(Task to carry out): Reply with one number: the count of lines in the data that hold the string "dscale".

(Records contained in a dataset)
+    const int idx = tid + i * NT;
+    float v[8];
+    uint32_t keep = MASK ? rk[i] : 0u;
+    if constexpr (MASK && SK) asm("" : "+v"(keep));
+#pragma unroll
+    for (int e = 0; e < 8; ++e) {
+      v[e] = rx[i][e];
+      if constexpr (MASK) v[e] *= ((keep >> e) & 1u) ? dscale : 0.f;
+      else if (F16) v[e] *= xscale;
+    }
+    bf16x8 hi, lo;
+    if constexpr (PW) {
+      uint32_t w[8];
+#pragma unroll
+      for (int e = 0; e < 8; ++e) w[e] = __float_as_uint(rx[i][e]);
+      dv3_pair_units(w, hi, lo);
+    } else if constexpr (F16 && LEAN) {
+      const float m0 = fmaxf(fmaxf(fabsf(v[0]), fabsf(v[1])), fabsf(v[2]));
+      const float m1 = fmaxf(fmaxf(fabsf(v[3]), fabsf(v[4])), fabsf(v[5]));
+      const float m = fmaxf(fmaxf(m0, m1), fmaxf(fabsf(v[6]), fabsf(v[7])));
+      const bool bad = !(m <= 65504.f);
+      if (__builtin_expect(__any(bad), 0)) {
+        dv3_note_range(A.range_ctr, dv3_split8_f16(v, hi, lo));
+      } else {
+        f16x8 h8, l8;
+#pragma unroll
+        for (int e = 0; e < 8; e += 2) {
+          const f32x2 f = {v[e], v[e + 1]};
+          typedef _Float16 f16x2_ __attribute__((ext_vector_type(2)));
+          const f16x2_ h = __builtin_convertvector(f, f16x2_);
+          h8[e] = h[0]; h8[e + 1] = h[1];
+          if constexpr ((ORD & 8) != 0) {
+            uint32_t l2 = 0u;
+            const uint32_t h2 = __builtin_bit_cast(uint32_t, h);
+            asm("v_fma_mixlo_f16 %0, %1, -1.0, %2 op_sel:[0,0,0] op_sel_hi:[1,0,0]" : "+v"(l2) : "v"(h2), "v"(v[e]));
+            asm("v_fma_mixhi_f16 %0, %1, -1.0, %2 op_sel:[1,0,0] op_sel_hi:[1,0,0]" : "+v"(l2) : "v"(h2), "v"(v[e + 1]));
+            const f16x2_ l = __builtin_bit_cast(f16x2_, l2);
+            l8[e] = l[0]; l8[e + 1] = l[1];
+          } else {
+            l8[e] = (_Float16)(v[e] - (float)h[0]);
+            l8[e + 1] = (_Float16)(v[e + 1] - (float)h[1]);
+          }
+        }
+        hi = __builtin_bit_cast(bf16x8, h8);
+        lo = __builtin_bit_cast(bf16x8, l8);
+      }
+    } else if constexpr (F16) dv3_note_range(A.range_ctr, dv3_split8_f16(v, hi, lo)); else pp2_split8(v, hi, lo);
+    if (idx < n_items) {
+      dst[idx] = hi;
+      dst[KB * BNH + idx] = lo;
+    }
+  };
+  uint32_t sbad = 0;
+  auto write_X_item_nb = [&](int buf, auto ic) {
+    constexpr int i = decltype(ic)::value;
+    bf16x8* dst = Xs + buf * xbuf;
+    const int idx = tid + i * NT;
+    float v[8];
+    uint32_t keep = MASK ? rk[i] : 0u;
+    if constexpr (MASK && SK) asm("" : "+v"(keep));
+#pragma unroll
+    for (int e = 0; e < 8; ++e) {
+      v[e] = rx[i][e];
+      if constexpr (MASK) {
+        v[e] *= ((keep >> e) & 1u) ? dscale : 0.f;
+        asm("" : "+v"(v[e]));
+      } else if (F16) v[e] *= xscale;
+    }
+    bf16x8 hi, lo;
+    if constexpr (PW) {
+      uint32_t w[8];
+#pragma unroll
+      for (int e = 0; e < 8; ++e) w[e] = __float_as_uint(rx[i][e]);
+      dv3_pair_units(w, hi, lo);
+    } else if constexpr (F16) {
+      const bool bad = dv3_split8_f16(v, hi, lo);
+      sbad += (uint32_t)__builtin_popcountll(__ballot(bad));
+    } else {
+      pp2_split8(v, hi, lo);
+    }
+    const int spare = 2 * xbuf - buf * xbuf;
+    const bool live = i < 2 || idx < n_items;
+    dst[live ? idx : spare] = hi;
+    dst[live ? KB * BNH + idx : spare + 1] = lo;
+  };
+  using U0 = std::integral_constant<int, 0>;
+  using U1 = std::integral_constant<int, 1>;
+  using U2 = std::integral_constant<int, 2>;
+  constexpr bool CVC = (ORD & 64) != 0 && (!SK || SL);
+  static_assert(XI == 3 && JT == 3, "three activation items per thread, one per tap's pair of k16 phases");
+
+  f32x16 acc[MI][2][NI];
+  float zero_ = 0.f;
+  if constexpr (SK) asm volatile("" : "+v"(zero_));
+#pragma unroll
+  for (int mi = 0; mi < MI; ++mi)
+#pragma unroll
+    for (int h = 0; h < 2; ++h)
+#pragma unroll
+      for (int ni = 0; ni < NI; ++ni)
+#pragma unroll
+        for (int r = 0; r < 16; ++r) acc[mi][h][ni][r] = zero_;
+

(Answer for this exercise): 2